RECORDS FOR THIS TASK:
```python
class BaseModel(nn.Module):

    def forward(self, x, *args, **kwargs):
        if isinstance(x, dict):
            return self.loss(x, *args, **kwargs)
        return self.predict(x, *args, **kwargs)

    def predict(self, x, profile=False, visualize=False, augment=False):
        if profile or visualize:
            raise RuntimeError('profile / visualize are host-side tooling outside the hot path')
        if augment:
            if self.training or not hasattr(self, '_predict_augment'):
                raise RuntimeError('augment=True is an inference call form: put the detection model in eval() (augmented training is not built)')
            return self._predict_augment(x)
        if self.training and torch.is_grad_enabled() and any(p.requires_grad for p in self.model[0].parameters()):
            if not hasattr(self, '_anchor'):
                self._anchor = torch.zeros((), device=x.device, requires_grad=True)
            out = _TrainForwardFn.apply(self, x, self._anchor)
            return out if torch.is_tensor(out) else list(out)
        return self._predict_once(x)

    def _predict_once(self, x, profile=False, visualize=False):
        if not x.is_cuda:
            raise RuntimeError('mgdt_yolo_amd runs on MI355X (HIP) only: move the model and the input to cuda (no CPU fallback)')
        if self.training:
            for m in self.modules():
                m.__dict__.pop('_ctx', None)
        y = []
        layers = self.model
        if not self.training and self._stem_fusable(x):
            m0, m1 = self.model[0], self.model[1]
            pk0 = m0._cached(('stem2',), m0.affine_tensors(), lambda: ops.PackedStem2(m0.conv.weight, m0.folded_bn_like()))
            x = ops.stem2(x, pk0, m1.packed(torch.bfloat16, direct=False))
            y = [None, x if 1 in self.save else None]
            layers = list(self.model)[2:]
        plan = self._neck_plan(x) if not self.training else None
        bufs = {}
        head = None
        side = self._side_branch() if not self.training else None
        first = layers[0].i
        y += [None] * (len(self.model) - len(y))
        prev = {first - 1: x}

        def run(m):
            nonlocal head
            src = lambda j: prev[m.i - 1] if j == -1 else y[m.i + j if j < 0 else j]
            xin = src(m.f) if isinstance(m.f, int) else [src(j) for j in m.f]
            if head is not None:
                out, head = m(None, head=head), None
            elif self._injection_feeds_next(m):
                head, out = (m, xin), None
            elif plan is not None and m.i in plan['producers']:
                out = m(xin, deliver=self._neck_deliveries(plan, m, xin, bufs))
            elif plan is not None and m.i in plan['consumers']:
                out = m(xin, pre=bufs.get(m.i))
            else:
                out = m(xin)
            prev.pop(m.i - 1, None)
            prev[m.i] = out
            y[m.i] = out if m.i in self.save else None

        if side is None or side[2] < first:
            for m in layers:
                run(m)
            return prev[len(self.model) - 1]
        s0, s1, dep = side
        main, other = torch.cuda.current_stream(), ops.side_stream(x.device)
        for m in layers:
            if s0 <= m.i <= s1:
                continue
            if m.i == s1 + 1:
                main.wait_stream(other)
            run(m)
            if m.i == dep:
                other.wait_stream(main)
                with torch.cuda.stream(other):
                    for k in range(s0, s1 + 1):
                        run(self.model[k])
        if s1 + 1 >= len(self.model):
            main.wait_stream(other)
        return prev[len(self.model) - 1]

    def _side_branch(self):
        if not ops.SIDE_STREAM:
            return None
        if '_side_branch_cache' not in self.__dict__:
            absf = lambda m: [m.i + f if f < 0 else f for f in ([m.f] if isinstance(m.f, int) else m.f)]
            best = None
            n = len(self.model)
            for s0 in range(2, n - 1):
                deps, s1 = set(), s0 - 1
                for k in range(s0, n - 1):
                    ext = {j for j in absf(self.model[k]) if j < s0}
                    if ext and max(ext) >= s0 - 1:
                        break
                    deps |= ext
                    s1 = k
                if s1 < s0 or not deps:
                    continue
                dep = max(deps)
                if best is None or (s0 - 1 - dep, s1 - s0) > (best[0] - 1 - best[2], best[1] - best[0]):
                    best = (s0, s1, dep)
            self.__dict__['_side_branch_cache'] = best
        best = self.__dict__['_side_branch_cache']
        if best is None or any(self.model[k]._forward_hooks for k in range(best[2] + 1, best[1] + 1)):
            return None
        return best

    def _injection_feeds_next(self, m):
        if (self.training or not ops.FUSED_INJECT_CONV or getattr(self, 'compute_dtype', None) != torch.bfloat16 or not isinstance(m, InjectionMultiSum_Auto_pool)
                or m.i in self.save or m.i + 1 >= len(self.model)):
            return False
        nxt = self.model[m.i + 1]
        return isinstance(nxt, C2f) and nxt.f == -1 and not m._forward_hooks and not nxt._forward_hooks and len(nxt.m) >= 1

    def _neck_plan(self, x):
        if not ops.FUSED_NECK or getattr(self, 'compute_dtype', None) != torch.bfloat16 or not hasattr(self, '_reductions'):
            return None
        plan = self.__dict__.get('_neck_plan_cache')
        if plan is None:
            prod, cons = {}, set()
            absf = lambda m: [m.i + f if f < 0 else f for f in ([m.f] if isinstance(m.f, int) else m.f)]
            for m in self.model:
                if isinstance(m, SimFusion_4in):
                    src = absf(m)
                    kinds = ('pool', 'pool', 'main')
                elif isinstance(m, SimFusion_3in):
                    src = absf(m)
                    kinds = ('pool', 'main' if isinstance(m.cv2, nn.Identity) else None)
                else:
                    continue
                for slot, kind in enumerate(kinds):
                    j = src[slot]
                    if kind is None or not isinstance(self.model[j], MSPA_C2f):
                        continue
                    if kind == 'main' and any(k == 'main' for k, _, _ in prod.get(j, [])):
                        continue
                    prod.setdefault(j, []).append((kind, m.i, slot))
                    cons.add(m.i)
            plan = self.__dict__['_neck_plan_cache'] = {'producers': prod, 'consumers': cons} if prod else False
        if not plan:
            return None
        if any(self.model[i]._forward_hooks for i in list(plan['producers']) + list(plan['consumers'])):
            return None
        return plan

    def _neck_deliveries(self, plan, m, x, bufs):
        b, c, h, w = x.shape
        out, pools = None, []
        red = self._reductions
        absf = lambda mm: [mm.i + f if f < 0 else f for f in ([mm.f] if isinstance(mm.f, int) else mm.f)]
        for kind, ci, slot in plan['producers'][m.i]:
            cm = self.model[ci]
            src = absf(cm)
            tgt = src[2] if isinstance(cm, SimFusion_4in) else src[1]
            if red[tgt] % red[m.i]:
                continue
            F = int(red[tgt] // red[m.i])
            if F < 1 or h % F or w % F or (kind == 'main' and F != 1) or (kind == 'pool' and F == 1):
                continue
            th, tw = h // F, w // F
            if isinstance(cm, SimFusion_4in):
                cs = [self.model[j].c2 for j in src]
                total, off = sum(cs), sum(cs[:slot])
            else:
                oc = cm.cv_fuse.conv.out_channels
                total, off = 3 * oc, slot * oc
            st = bufs.setdefault(ci, {'out': None, 'done': set()})
            if st['out'] is None:
                st['out'] = ops.new_act(b, total, th, tw, x.dtype, x.device)
            if tuple(st['out'].shape) != (b, total, th, tw):
                continue
            if isinstance(cm, SimFusion_3in) and slot == 0 and not isinstance(cm.cv1, nn.Identity):
                st['pooled0'] = ops.new_act(b, c, th, tw, x.dtype, x.device)
                pools.append(st['pooled0'])
                continue
            view = st['out'][:, off:off + c]
            if kind == 'pool':
                pools.append(view)
            else:
                out = view
            st['done'].add(slot)
        return {'out': out, 'pools': pools[:2]} if (out is not None or pools) else None

    def _stem_fusable(self, x):
        if not ops.FUSED_STEM or getattr(self, 'compute_dtype', None) != torch.bfloat16 or len(self.model) < 3 or 0 in self.save:
            return False
        if x.dtype not in (torch.bfloat16, torch.float32, torch.uint8) or x.dim() != 4 or x.shape[1] != 3:
            return False
        m0, m1 = self.model[0], self.model[1]
        for m, (ci, co) in ((m0, (3, 16)), (m1, (16, 32))):
            if not (isinstance(m, Conv) and not isinstance(m, DWConv) and m.plain_affine() and isinstance(m.act, nn.SiLU) and m.f == -1 and not m._forward_hooks
                    and m.conv.kernel_size == (3, 3) and m.conv.stride == (2, 2) and m.conv.padding == (1, 1) and m.conv.groups == 1
                    and m.conv.in_channels == ci and m.conv.out_channels == co):
                return False
        return True

    def backward(self, head_grads, layer_done=None):
# ... 640 lines not shown
```

mgdt_yolo_amd/ops.py:

```python
import ctypes as C
import os

import numpy as np
import torch

from . import _lib as L
from ._lib import ACT_GELU, ACT_NONE, ACT_RELU, ACT_SILU, BF16, F32, View

U8 = 2
_DT = {torch.float32: F32, torch.bfloat16: BF16}


def dtype_code(dt):
    try:
        return _DT[dt]
    except KeyError:
        raise RuntimeError(f'mgdt_yolo_amd computes in float32 or bfloat16, not {dt}') from None


def _need_gpu(t):
    if not t.is_cuda:
        raise RuntimeError('mgdt_yolo_amd runs on MI355X (HIP) only: got a CPU tensor and there is no CPU/PyTorch fallback')


# ... 200 lines not shown
    arr = (L.PackDesc * len(live))()
    for d, o in zip(arr, live):
        w, cb, g, b, mu, var, eps, cin, cout, k, code, mode = o.src
        d.w, d.conv_bias, d.bn_gamma, d.bn_beta, d.bn_mean, d.bn_var = ptr(w), ptr(cb), ptr(g), ptr(b), ptr(mu), ptr(var)
        d.bn_eps, d.cin, d.cout, d.k, d.dtype, d.mode = eps, cin, cout, k, code, mode
        d.packed, d.bias_out = ptr(o.w), ptr(o.bias)
    _launch('conv_pack_batch', 'mgdt_conv_pack_batch', arr, len(live), stream())
    for o in live:
        o.epoch = PARAM_EPOCH[0]
    return live


def pack_is_current(obj):
    return getattr(obj, 'epoch', None) == PARAM_EPOCH[0]


def conv_can_mfma(x, cin, cout, k, s, groups, dtype):
    pe = 8 if dtype == torch.bfloat16 else 4
    return (groups == 1 and k in (1, 3) and s in (1, 2) and cin % pe == 0 and cout % 4 == 0 and x.dtype == dtype
            and is_nhwc(x) and x.stride(3) % pe == 0 and x.stride(2) % pe == 0 and x.stride(0) % pe == 0
            and x.data_ptr() % 16 == 0)


def conv_out_hw(h, w, k, s):
    p = k // 2
    return (h + 2 * p - k) // s + 1, (w + 2 * p - k) // s + 1


def conv2d(x, pk, stride, act, out=None, x2=None, r1=None, r2=None, in_scale=None, in_shift=None):
    _need_gpu(x)
    b, _, h, w = x.shape
    ho, wo = conv_out_hw(h, w, pk.k, stride)
    if out is None:
        out = new_act(b, pk.cout, ho, wo, pk.dtype, x.device)
    if _PROF is not None:
        es = out.element_size()
        _META['conv2d_direct_fwd' if pk.direct else 'conv2d_fwd'] = dict(
            shape=(b, pk.cin, h, w, pk.cout, pk.k, stride), flops=2.0 * b * ho * wo * pk.cout * pk.cin // pk.groups * pk.k * pk.k,
            bytes=float(b * h * w * pk.cin * x.element_size() + b * ho * wo * pk.cout * es + pk.w.numel() * pk.w.element_size()))
    if pk.direct:
        if x2 is not None or r1 is not None or r2 is not None or in_scale is not None or in_shift is not None:
            raise RuntimeError('direct convolution path has no fused extras')
        _launch('conv2d_direct_fwd', 'mgdt_conv2d_direct_fwd', vp(x), U8 if x.dtype == torch.uint8 else dtype_code(x.dtype), ptr(pk.w), ptr(pk.bias), pk.k, stride, pk.groups, act,
                                           vp(out), dtype_code(out.dtype), stream())
    else:
        _same(x, x2, r1, r2, out)
        if x.dtype != pk.dtype:
            raise RuntimeError(f'conv2d: the weights are packed for {pk.dtype}, the input is {x.dtype}')
        _launch('conv2d_fwd', 'mgdt_conv2d_fwd', vp(x), vp(x2), ptr(in_scale), ptr(in_shift), ptr(pk.w), ptr(pk.bias), pk.k, stride, act,
                                    vp(r1), vp(r2), vp(out), dtype_code(pk.dtype), stream())
    return out


def conv2d_route(x, y, k, stride, dtype=None, act=ACT_SILU, x2=False, in_scale=False, in_shift=False, r1=False, r2=False, fp8=False):
    def shape_view(t):
        b, c, h, w = t.shape
        sn, sc, sh, sw = t.stride()
        return View(None, b, h, w, c, sn, sh, sw, sc)
    flags = sum(f for on, f in ((x2, L.ROUTE_X2), (in_scale, L.ROUTE_IN_SCALE), (in_shift, L.ROUTE_IN_SHIFT), (r1, L.ROUTE_R1), (r2, L.ROUTE_R2),
                                (fp8, L.ROUTE_FP8)) if on)
    r = L.ConvRoute()
    L.check(L.lib().mgdt_conv2d_route(C.byref(shape_view(x)), C.byref(shape_view(y)), k, stride, dtype_code(dtype or x.dtype), flags, act, C.byref(r)),
            'conv2d_route')
    keys = (('NT', 'MT', 'D', 'extra', 'nseg', 'seg_chunks', 'gx', 'gy', 'numTiles', 'ragged') if r.family == L.ROUTE_IGEMM
            else ('NBW', 'tile_rows', 'ncg', 'nwg', 'ntiles'))
    out = {'family': 'igemm' if r.family == L.ROUTE_IGEMM else 'lds3x3'}
    out.update((n, getattr(r, n)) for n in keys + ('waves', 'nchunks', 'lds_bytes'))
    return out
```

DIRECTIONS FOR THIS TASK: Whenever a line of the material above contains the string "Identity", copy that line out.

SOLUTION FOR THIS EXERCISE:
                    kinds = ('pool', 'main' if isinstance(m.cv2, nn.Identity) else None)
            if isinstance(cm, SimFusion_3in) and slot == 0 and not isinstance(cm.cv1, nn.Identity):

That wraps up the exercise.